Het resultaat van de join kan worden gedefinieerd als de uitkomst van eerst het Cartesiaans product (of Cross join) van alle rijen in de tabellen nemen (elke rij in tabel A combineren met elke rij in tabel B) en vervolgens alle rijen retourneren die voldoen aan het joinpredikaat. Werkelijke SQL-implementaties gebruiken normaal gesproken andere benaderingen, zoals hash-joins of sort-merge joins, aangezien het berekenen van het Cartesiaanse product langzamer is en vaak een onbetaalbaar grote hoeveelheid geheugen vereist om op te slaan.

SQL specificeert twee verschillende syntactische manieren om joins uit te drukken: de “expliciete join-notatie” en de “impliciete join-notatie”. De “impliciete samenvoegingsnotatie” wordt niet langer als een best practice beschouwd, hoewel databasesystemen dit nog steeds ondersteunen.

De “expliciete samenvoegingsnotatie” gebruikt het JOIN sleutelwoord, optioneel voorafgegaan door het INNER sleutelwoord, om de tabel te specificeren om mee te doen, en het ON sleutelwoord om de predikaten voor de join te specificeren, zoals in het volgende voorbeeld:

SELECT employee.LastName, employee.DepartmentID, department.DepartmentName FROM employee INNER JOIN department ONemployee.DepartmentID = department.DepartmentID;

Werknemer.Lastnaam Werknemer.DepartmentID Afdeling.Departmentnaam
Robinson 34 Administratief
Jones 33 Techniek
Smith 34 Administratief
Heisenberg 33 Engineering
Rafferty 31 Verkoop

De “impliciete join-notatie” geeft gewoon t e tabellen om mee te doen, in de FROM clausule van de SELECT instructie, met komma’s om ze te scheiden. Het specificeert dus een cross-join, en de WHERE -clausule kan aanvullende filterpredikaten toepassen (die vergelijkbaar werken met de join-predicaten in de expliciete notatie).

Het volgende voorbeeld is gelijk aan het vorige, maar nu met de impliciete samenvoegingsnotatie:

SELECT employee.LastName, employee.DepartmentID, department.DepartmentName FROM employee, departmentWHERE employee.DepartmentID = department.DepartmentID;

De vragen die in de voorbeelden worden gegeven hierboven worden de tabellen Werknemer en Afdeling samengevoegd met behulp van de kolom Afdelings-ID van beide tabellen. Waar de DepartmentID van deze tabellen overeenkomen (dat wil zeggen dat aan het join-predikaat is voldaan), zal de query de kolommen LastName, DepartmentID en DepartmentName van de twee tabellen combineren tot een resultaatrij. Als de DepartmentID niet overeenkomt, wordt er geen resultaatrij gegenereerd.

Het resultaat van de uitvoering van de bovenstaande zoekopdracht is dus:

Employee.LastName Employee.DepartmentID Department.DepartmentName
Robinson 34 Administratief
Jones 33 Techniek
Smith 34 Administratief
Heisenberg 33 Engineering
Rafferty 31 Verkoop

De werknemer “Williams” en de afdeling “Marketing” verschijnen niet in de resultaten van de query-uitvoering. Geen van beide heeft overeenkomende rijen in de andere respectievelijke tabel: “Williams” heeft geen bijbehorende afdeling en geen enkele medewerker heeft de afdelings-ID 35 (“Marketing”). Afhankelijk van de gewenste resultaten kan dit gedrag een subtiele fout zijn, die kan worden vermeden door de inner join te vervangen door een outer join.

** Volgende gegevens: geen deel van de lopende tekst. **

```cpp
template <typename S>
// ... 21 lines not shown
    int* h_flag = nullptr;
    hipEvent_t ev_ring[LAG + 1] = {nullptr};
    int want_blocks = 2048;
    struct TileMetaDev { int R = 0; int GW = 0; int* tl_col = nullptr; float* tl_w = nullptr; int* halo = nullptr; int* h_rowptr = nullptr; int* h_col = nullptr; float* h_val = nullptr; };
    TileMetaDev tmeta[3];
    struct CldrDev {
        int state = 0, NT = 0;
        int *n0 = nullptr, *nC = nullptr, *rows = nullptr, *dcol = nullptr, *dcnt = nullptr, *tcol = nullptr, *tcnt = nullptr;
        float *dw = nullptr, *tw = nullptr;
    } cldr_dev;
    int use_fused = 1;
    int use_fold = 1;
    int use_fold_lu = 1;
    int sweep_rev = 1;
    int cldr_tile_major = 1;
    int cur_P = 0;
    int use_tile = 1;
    int64_t ws_bytes = 0;
    struct LdsPlan {
        bool ok = false;
        int G = 0, TPG = 0, TS = 0, nthreads = 0, block = 0, NR = 0, csr_ints = 0, maxt = 1024, sb = 0, uniform45 = 0, slots = 0;
        int tail_pairs = 0, lds_img0 = 0, lds_img_ints = 0;
        int off_rp_u = 0, off_rp_d = 0, off_en_u = 0, off_en_d = 0, off_lead_t = 0, off_tail_t = 0, off_diag = 0;
        size_t lds_bytes = 0;
    } lds;
    int* d_lds_csr = nullptr;
    double* d_m2 = nullptr;
    int lds_async = 1;
    int* d_stop = nullptr;
    double* d_ps_ring = nullptr;
    int* d_pstop = nullptr;
    double* d_ps_full = nullptr;
    size_t ps_full_elems = 0;
    int sp_B = 0;
    std::vector<double> sp_val[6];
    LdsSampleParams* d_sp = nullptr;
    std::vector<float*> lds_ring_extra;
    int64_t lds_instance = -1;
    int lds_chunk = LDS_MAXJ_POOL;
    hipStream_t st_side = nullptr;
    hipEvent_t ev_main[LDS_NBOUND] = {nullptr}, ev_side[LDS_NBOUND] = {nullptr};
    bool prof_on = false;
    std::vector<hipEvent_t> prof_ev;
    std::vector<int> prof_tag;
    std::vector<double> prof_lb;
    std::vector<int> prof_ref;
// ... 1299 lines not shown
        lds.maxt = (best == 12 && lds.block <= 640) ? 640 : 1024;
        lds.sb = (sb_env && ((best == 12 && lds.maxt == 640) || best == 8)) ? 1 : 0;
        const int NR = N + (lds.block - lds.nthreads);
        lds.NR = NR;
        lds.uniform45 = (!band && (best == 8 || best == 12) && !lds.sb && !getenv("MGADMM_LDS_RAGGED")) ? 1 : 0;
        for (int i = 0; i < N && lds.uniform45; ++i) {
            int ndiag = 0;
            for (int e = g->hWd.rowptr[i]; e < g->hWd.rowptr[i + 1]; ++e) ndiag += g->hWd.col[e] == i;
            if (g->hWu.rowptr[i + 1] - g->hWu.rowptr[i] != 4 || g->hWd.rowptr[i + 1] - g->hWd.rowptr[i] != 5 || ndiag != 1) lds.uniform45 = 0;
        }
        std::vector<float> diag_d(NR, 0.f), diag_t(NR, 0.f);
        auto strip_diag = [&](const HostCsr& h, std::vector<float>& dg) {
            HostCsr o;
            o.rowptr.push_back(0);
            for (int i = 0; i < N; ++i) {
                for (int e = h.rowptr[i]; e < h.rowptr[i + 1]; ++e) {
                    if (h.col[e] == i) dg[i] += h.val[e];
                    else { o.col.push_back(h.col[e]); o.val.push_back(h.val[e]); }
                }
                o.rowptr.push_back((int)o.col.size());
            }
            return o;
        };
        const HostCsr hWdT_off = band ? HostCsr() : strip_diag(g->hWdT, diag_t);
        int maxlen_t = 0;
        if (!band)
            for (int i = 0; i < N; ++i) maxlen_t = std::max(maxlen_t, hWdT_off.rowptr[i + 1] - hWdT_off.rowptr[i]);
        const int tp = band ? 0 : (std::max(0, maxlen_t - LDS_NLEAD) + 1) / 2;
        const int WT = LDS_NLEAD + 2 * tp;
        lds.tail_pairs = tp;
        const HostCsr hWd_tab = band ? HostCsr() : (lds.uniform45 ? strip_diag(g->hWd, diag_d) : g->hWd);
        auto with_ghosts = [&](const HostCsr& h, int fixed_len) {
            HostCsr o;
            o.rowptr.assign(h.rowptr.begin(), h.rowptr.begin() + N + 1);
            o.col = h.col; o.val = h.val;
            for (int r = N; r < NR; ++r) {
                for (int e = 0; e < fixed_len; ++e) { o.col.push_back(r); o.val.push_back(0.f); }
                o.rowptr.push_back((int)o.col.size());
            }
            return o;
        };
        const HostCsr hu = with_ghosts(g->hWu, lds.uniform45 ? 4 : 0);
        const HostCsr hd = band ? HostCsr() : with_ghosts(hWd_tab, lds.uniform45 ? 4 : 0);
        const int nu = hu.nnz(), nd = band ? 0 : hd.nnz();
        auto al4 = [](int v) { return (v + 3) & ~3; };
        int off = 0;
        lds.off_rp_u = off; off += NR + 1;
        lds.off_rp_d = off; off += NR + 1;
        off = al4(off);
        lds.off_en_u = off; off += 2 * nu;
        lds.off_en_d = off; off += 2 * nd;
        lds.off_lead_t = off; off += 2 * NR * LDS_NLEAD;
        off = al4(off);
        lds.off_tail_t = off; off += 2 * NR * 2 * tp + 4;
        const int tail_ints = off - lds.off_tail_t;
        lds.off_diag = off; off += 2 * NR;
        off += 8;
        lds.csr_ints = off;
        lds.lds_img0 = lds.uniform45 ? lds.off_tail_t : 0;
        lds.lds_img_ints = lds.uniform45 ? tail_ints : lds.off_diag;
        int ts = (T + 3) / 4 * 4;
        if (((ts / 4) & 1) == 0) ts += 4;
        auto bytes_for = [&](int stride, int slots) {
            const size_t LN = (size_t)NR * stride;
            return sizeof(float) * ((lds.sb ? 1 : 2) * LN + ((4 - (LN & 3)) & 3) + 32 + 16 * 12 + (size_t)slots * 2 * lds.block * best)
                   + sizeof(int) * (size_t)lds.lds_img_ints;
        };
        if (bytes_for(ts, 0) > 160 * 1024) ts = T;
        lds.TS = ts;
        if (bytes_for(ts, 0) > 160 * 1024) { lds = LdsPlan(); return MGADMM_OK; }
        lds.slots = (lds.uniform45 && !getenv("MGADMM_LDS_NOSLOTS") && bytes_for(ts, 1) <= 160 * 1024) ? 1 : 0;
        lds.lds_bytes = bytes_for(ts, lds.slots);
        std::vector<int> img(off, 0);
        const bool bank_order = !band && best % 4 == 0 && ((lds.TS / 4) & 1) && !getenv("MGADMM_LDS_TABLE_ORDER");
        long search_steps = 4000;
        if (const char* e = getenv("MGADMM_LDS_BANK_SEARCH")) search_steps = atol(e);
        auto slot_order = [&](const HostCsr& h, ldsbank::Stream stream) {
            std::vector<int> order(h.nnz());
            for (int e = 0; e < h.nnz(); ++e) order[e] = e;
            if (!bank_order || h.nnz() == 0) return order;
// ... 9 lines not shown
                std::vector<int> pos(N);
                for (int i = 0; i < N; ++i) pos[i] = i;
                const ldsbank::Result r = ldsbank::improve_targeted(q, m, pos, search_steps);
                if (getenv("MGADMM_LDS_BANK_STATS"))
                    fprintf(stderr, "[mgadmm] lds bank search: stream %d, %d entries: %.0f -> %.0f conflict cycles per application (%ld steps)\n",
                            (int)stream, h.rowptr[N], r.before, r.after, r.moves);
            }
            for (int e = 0; e < h.rowptr[N]; ++e) order[e] = m.src[e];
            return order;
        };
        auto put_entry = [&](int at, int col, float w) {
            img[at] = col * lds.TS;
            memcpy(&img[at + 1], &w, 4);
        };
        auto put_csr = [&](const HostCsr& h, int off_rp, int off_en, ldsbank::Stream stream) {
            const std::vector<int> order = slot_order(h, stream);
            for (int i = 0; i <= NR; ++i) img[off_rp + i] = h.rowptr[i];
            for (int e = 0; e < h.nnz(); ++e) put_entry(off_en + 2 * e, h.col[order[e]], h.val[order[e]]);
        };
        const ldsbank::Stream fixed_or_pairs = lds.uniform45 ? ldsbank::FIXED : ldsbank::PAIRS;
        put_csr(hu, lds.off_rp_u, lds.off_en_u, fixed_or_pairs);
        if (!band) {
            put_csr(hd, lds.off_rp_d, lds.off_en_d, fixed_or_pairs);
            HostCsr ht;
            ht.rowptr.push_back(0);
            std::vector<int> from;
            for (int i = 0; i < N; ++i) {
                const int e0 = hWdT_off.rowptr[i], len = hWdT_off.rowptr[i + 1] - e0;
                for (int e = 0; e < WT; ++e) {
                    ht.col.push_back(e < len ? hWdT_off.col[e0 + e] : i);
                    ht.val.push_back(e < len ? hWdT_off.val[e0 + e] : 0.f);
                    from.push_back(e < len ? e0 + e : -1);
                }
                ht.rowptr.push_back((int)ht.col.size());
            }
            const std::vector<int> order = slot_order(ht, ldsbank::FIXED);
            for (int r = 0; r < NR; ++r)
                for (int e = 0; e < WT; ++e) {
                    const int at = e < LDS_NLEAD ? lds.off_lead_t + 2 * (r * LDS_NLEAD + e)
                                                 : lds.off_tail_t + 2 * (r * 2 * tp + (e - LDS_NLEAD));
                    if (r < N) put_entry(at, ht.col[order[r * WT + e]], ht.val[order[r * WT + e]]);
                    else put_entry(at, r, 0.f);
                }
            put_entry(lds.off_tail_t + 2 * NR * 2 * tp, 0, 0.f);
            put_entry(lds.off_tail_t + 2 * NR * 2 * tp + 2, 0, 0.f);
            memcpy(&img[lds.off_diag], diag_d.data(), sizeof(float) * NR);
            memcpy(&img[lds.off_diag + NR], diag_t.data(), sizeof(float) * NR);
        }
        MG_HIP(hipMalloc(&d_lds_csr, sizeof(int) * off));
        MG_HIP(hipMemcpy(d_lds_csr, img.data(), sizeof(int) * off, hipMemcpyHostToDevice));
        MG_HIP(hipMalloc(&d_m2, sizeof(double) * T * N * (1 + (size_t)(Bmax + 63) / 64)));
        MG_HIP(hipMalloc(&d_stop, sizeof(int)));
        MG_HIP(hipMemset(d_stop, 0, sizeof(int)));
        MG_HIP(hipMalloc(&d_ps_ring, sizeof(double) * LDS_SETS * LDS_MAXJ_POOL * MGADMM_NMETRIC * Bp_max));
        MG_HIP(hipMalloc(&d_pstop, sizeof(int) * (2 * (size_t)Bp_max + 1)));
        {
            int lo = 0, hi = 0;
            MG_HIP(hipDeviceGetStreamPriorityRange(&lo, &hi));
            if (const char* e = getenv("MGADMM_LDS_SIDE_PRIO")) lo = atoi(e) > 0 ? hi : lo;
            MG_HIP(hipStreamCreateWithPriority(&st_side, hipStreamNonBlocking, lo));
            for (auto& e : ev_main) MG_HIP(hipEventCreateWithFlags(&e, hipEventDisableTiming));
            for (auto& e : ev_side) MG_HIP(hipEventCreateWithFlags(&e, hipEventDisableTiming));
        }
        lds.ok = true;
        return MGADMM_OK;
    }

    int launch_lds(const LdsArgs& a, int B) {
        const bool timed = prof_open(0, 0.0);
        LdsLaunch L{lds.TPG, lds.maxt, lds.sb, lds.uniform45, lds.slots, lds.block, lds.lds_bytes, &lds_instance};
        const int rc = mg_lds_iteration(L, a, B, st);
        if (timed) prof_close();
        return rc;
    }

    int solve_lds(const void* y, const void* mask, int B, const void* x0, const mgadmm_state* state_in, void* x_out,
                  const mgadmm_state* state_out, mgadmm_history* hist) {
        if constexpr (!std::is_same<S, float>::value) {
            return MGADMM_ERR_UNSUPPORTED;
        } else {
            const int abl = p.ablation;
            const bool has_phi = (abl == MGADMM_ABL_NONE || abl == MGADMM_ABL_DGLR);
            const bool has_zd = (abl != MGADMM_ABL_DGLR);
            const int max_it = p.max_admm_iter;
            const bool record = p.record_cg_coeffs && hist && hist->cg_alpha && hist->cg_beta;
            const int Bp = (B + 63) / 64 * 64;
            const size_t TN = (size_t)T * N;
            if (hist && hist->metrics_per_sample) {
                size_t need = (size_t)max_it * MGADMM_NMETRIC * B;
// ... 26 lines not shown
            constexpr int NRING = (int)(sizeof(ring_ids) / sizeof(ring_ids[0]));
            const int J = sched == CHUNKS ? std::max(1, std::min(std::min(lds_chunk, LDS_MAXJ_POOL), max_it)) : 1;
            {
                const int need = LDS_SETS * (J - 1) + LDS_NBOUND - NRING;
                while ((int)lds_ring_extra.size() < need) {
                    float* b = nullptr;
                    MG_HIP(hipMalloc(&b, vec_elems * sizeof(S)));
                    lds_ring_extra.push_back(b);
                    ws_bytes += (int64_t)(vec_elems * sizeof(S));
                }
            }
            auto ring = [&](int j) -> float* { return j < NRING ? (float*)vec[ring_ids[j]] : lds_ring_extra[j - NRING]; };
            auto xbuf = [&](int k) -> float* {
                if (k == max_it) return xo_;
                if (sched != CHUNKS) return ring(k & 1);
                if (k % J == 0) return ring((k / J) % LDS_NBOUND);
                return ring(LDS_NBOUND + ((k / J) % LDS_SETS) * (J - 1) + (k % J - 1));
            };
            float *zu = vec[V_ZUA], *zd = vec[V_ZDA], *phi = vec[V_PHIA], *gam = vec[V_GAM], *gu = vec[V_GU], *gd = vec[V_GD];
            if (state_in) {
                const size_t nb = (size_t)B * TN * sizeof(float);
                if (x0 != nullptr && xbuf(0) != x0) MG_HIP(hipMemcpyAsync(xbuf(0), x0, nb, hipMemcpyDeviceToDevice, st));
                auto in = [&](float* dst, const void* src) {
                    return src == nullptr ? (int)MGADMM_OK : mg_lds_state_layout(true, T, N, lds.TPG, B, (const float*)src, dst, st);
                };
                MG_TRY(in(zu, state_in->zu));
                MG_TRY(in(gu, state_in->gamma_u));
                MG_TRY(in(zd, state_in->zd));
                MG_TRY(in(gd, state_in->gamma_d));
                MG_TRY(in(phi, state_in->phi));
                MG_TRY(in(gam, state_in->gamma));
            } else {
                float tm = 0, t2m = 0;
                for (int t = 0; t < p.t_in; ++t) { tm += (float)t; t2m += (float)t * (float)t; }
                tm /= (float)p.t_in;
                t2m /= (float)p.t_in;
                const float den = t2m - tm * tm;
                MG_TRY(mg_lds_init(mask != nullptr, T, p.t_in, N, lds.TPG, B, tm, den, (const float*)y, (const float*)mask, xbuf(0), zu, zd, gam, gu, gd,
                                   d_nonfinite, st));
            }
            LdsArgs a{};
            a.T = T; a.N = N; a.TN = (int)TN; a.TS = lds.TS; a.t_in = p.t_in; a.G = lds.G; a.B = B; a.Bp = Bp;
            a.nthreads = lds.nthreads; a.NR = lds.NR; a.tail_pairs = lds.tail_pairs;
            a.has_phi = has_phi; a.has_zd = has_zd;
            const LhsDef dx = lhs_def(MGADMM_LHS_X);
            a.lhsx_kind = dx.kind == 1 ? 1 : 0;
            a.cx1 = (float)dx.c1; a.cx2 = (float)dx.c2;
            a.band = g->mode == MGADMM_TEMPORAL_BAND; a.skip = g->skip;
            a.q1 = a.band ? 0 : g->q1;
            a.max_cg = p.max_cg_iter; a.record = record ? 1 : 0;
            a.rho = (float)p.rho; a.rho_u = (float)p.rho_u; a.rho_d = (float)p.rho_d;
            a.mu_u = (float)p.mu_u; a.mu_d1 = (float)p.mu_d1; a.mu_d2 = (float)p.mu_d2;
            a.cg_tol2 = p.cg_tol * p.cg_tol;
            a.csr = d_lds_csr; a.lds_img0 = lds.lds_img0; a.lds_img_ints = lds.lds_img_ints;
            a.off_rp_u = lds.off_rp_u; a.off_rp_d = lds.off_rp_d;
            a.off_en_u = lds.off_en_u; a.off_en_d = lds.off_en_d; a.off_lead_t = lds.off_lead_t; a.off_tail_t = lds.off_tail_t; a.off_diag = lds.off_diag;
            a.band_w = g->band_w;
            a.zu = zu; a.zd = zd; a.phi = phi; a.gam = gam; a.gu = gu; a.gd = gd;
            {
                const int ncu = dev_cus > 0 ? dev_cus : 256;
                int us = 48;
                if (const char* e = getenv("MGADMM_LDS_STAGGER_US")) us = atoi(e);
                a.stagger_wgs = ncu;
                a.stagger_ticks = (B >= 2 * ncu && us > 0) ? us * 100 : 0;
            }
            a.y = (const float*)y; a.mask = (const float*)mask;
            a.alpha_hist = record ? (float*)d_alpha_hist : nullptr; a.beta_hist = record ? (float*)d_beta_hist : nullptr;
            a.nonfinite = d_nonfinite;
            a.stop = sched == DEVSTOP ? d_stop : nullptr;
            if (sched == DEVSTOP) MG_HIP(hipMemsetAsync(d_stop, 0, sizeof(int), st));
            if (sched == CHUNKS && !ps_mode) MG_HIP(hipMemsetAsync(d_ps_ring, 0, sizeof(double) * LDS_SETS * J * MGADMM_NMETRIC * Bp, st));
            int* const d_pcount = d_pstop + Bp_max;
            if (ps_mode) {
                a.pstop = d_pstop; a.pstop_count = d_pcount; a.x_final = xo_; a.admm_tol = p.admm_tol;
            }
            if (sp_B > 0) a.sp = d_sp;
            auto all_stopped = [&](int c, bool* done) -> int {
                MG_HIP(hipMemcpyAsync(h_flag + 1 + c % (LAG + 1), d_pcount, sizeof(int), hipMemcpyDeviceToHost, st));
                MG_HIP(hipEventRecord(ev_ring[c % (LAG + 1)], st));
// ... 95 lines not shown
            }
            if (sched == DEVSTOP) {
                MG_HIP(hipMemcpyAsync(h_flag + 1, d_stop, sizeof(int), hipMemcpyDeviceToHost, st));
                MG_HIP(hipStreamSynchronize(st));
                const int sw = h_flag[1];
                if (sw > 0) n_done = sw;
                else if (sw < 0) { n_done = -sw; rc_final = MGADMM_ERR_NONFINITE; }
            }
            std::vector<int> nps;
            if (ps_mode) {
                int* const d_nps = d_pstop + Bp_max + 1;
                MG_TRY(mg_lds_ps_history(d_ps_full, d_pstop, n_done, max_it, B, Bp, d_nps, d_hist,
                                         (hist && hist->metrics_per_sample) ? d_hist_ps : nullptr, st));
                nps.resize(B);
                MG_HIP(hipMemcpyAsync(nps.data(), d_nps, sizeof(int) * B, hipMemcpyDeviceToHost, st));
                MG_HIP(hipStreamSynchronize(st));
                n_done = *std::max_element(nps.begin(), nps.end());
            }
            float* const xc = ps_mode ? xo_ : xbuf(n_done);
            if (xc != xo_)
                MG_HIP(hipMemcpyAsync(x_out, xc, (size_t)B * TN * sizeof(float), hipMemcpyDeviceToDevice, st));
            if (state_out) {
                auto out = [&](void* dst, const float* src) {
                    return dst == nullptr ? (int)MGADMM_OK : mg_lds_state_layout(false, T, N, lds.TPG, B, src, (float*)dst, st);
                };
                MG_TRY(out(state_out->zu, zu));
                MG_TRY(out(state_out->zd, zd));
                if (has_phi) {
                    MG_TRY(out(state_out->phi, phi));
                    MG_TRY(out(state_out->gamma, gam));
                }
                MG_TRY(out(state_out->gamma_u, gu));
                MG_TRY(out(state_out->gamma_d, gd));
            }
            return finish_history(hist, n_done, B, Bp, rc_final, ps_mode ? nps.data() : nullptr);
        }
    }

    int finish_history(mgadmm_history* hist, int n_done, int B, int Bp, int rc_final, const int* nps = nullptr) {
        if (hist) {
            hist->n_iters = n_done;
            if (hist->n_iters_per_sample)
                for (int b = 0; b < B; ++b) hist->n_iters_per_sample[b] = nps ? nps[b] : n_done;
            if (hist->metrics)
                MG_HIP(hipMemcpyAsync(hist->metrics, d_hist, sizeof(double) * (size_t)n_done * MGADMM_NMETRIC, hipMemcpyDeviceToHost, st));
            if (hist->delta_x_per_step && !nps)
                MG_HIP(hipMemcpyAsync(hist->delta_x_per_step, d_dxps, sizeof(double) * (size_t)n_done * T, hipMemcpyDeviceToHost, st));
// ... 33 lines not shown
```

Inner join en NULL-waarden Bewerken

Programmeurs zouden moeten nemen speciale zorg bij het samenvoegen van tabellen op kolommen die NULL-waarden kunnen bevatten, aangezien NULL nooit een andere waarde zal matchen (zelfs niet NULL zelf), tenzij de join-voorwaarde expliciet een combinatiepredikaat gebruikt dat eerst controleert of de joins-kolommen voor het toepassen van de resterende predikaatvoorwaarde (n). De Inner Join kan alleen veilig worden gebruikt in een database die referentiële integriteit afdwingt of waar de join-kolommen gegarandeerd niet NULL zijn. Veel relationele databases voor transactieverwerking vertrouwen op Atomicity, Consistentie, Isolatie, Duurzaamheid (ACID) standaarden voor gegevensupdate om de gegevensintegriteit te waarborgen, waardoor inner joins een geschikte keuze is. Transactiedatabases hebben echter meestal ook gewenste join-kolommen die NULL mogen zijn.Veel rapporterende relationele databases en datawarehouses gebruiken grote hoeveelheden Extract, Transform, Load (ETL) batchupdates die het moeilijk of onmogelijk maken om referentiële integriteit af te dwingen, wat resulteert in mogelijk NULL join-kolommen die een SQL-queryauteur niet kan wijzigen en waardoor inner joins worden weggelaten gegevens zonder indicatie van een fout. De keuze om een inner join te gebruiken, hangt af van het databaseontwerp en de gegevenskenmerken. Een linksbuiten-join kan meestal worden vervangen door een inner-join wanneer de join-kolommen in een tabel NULL-waarden kunnen bevatten.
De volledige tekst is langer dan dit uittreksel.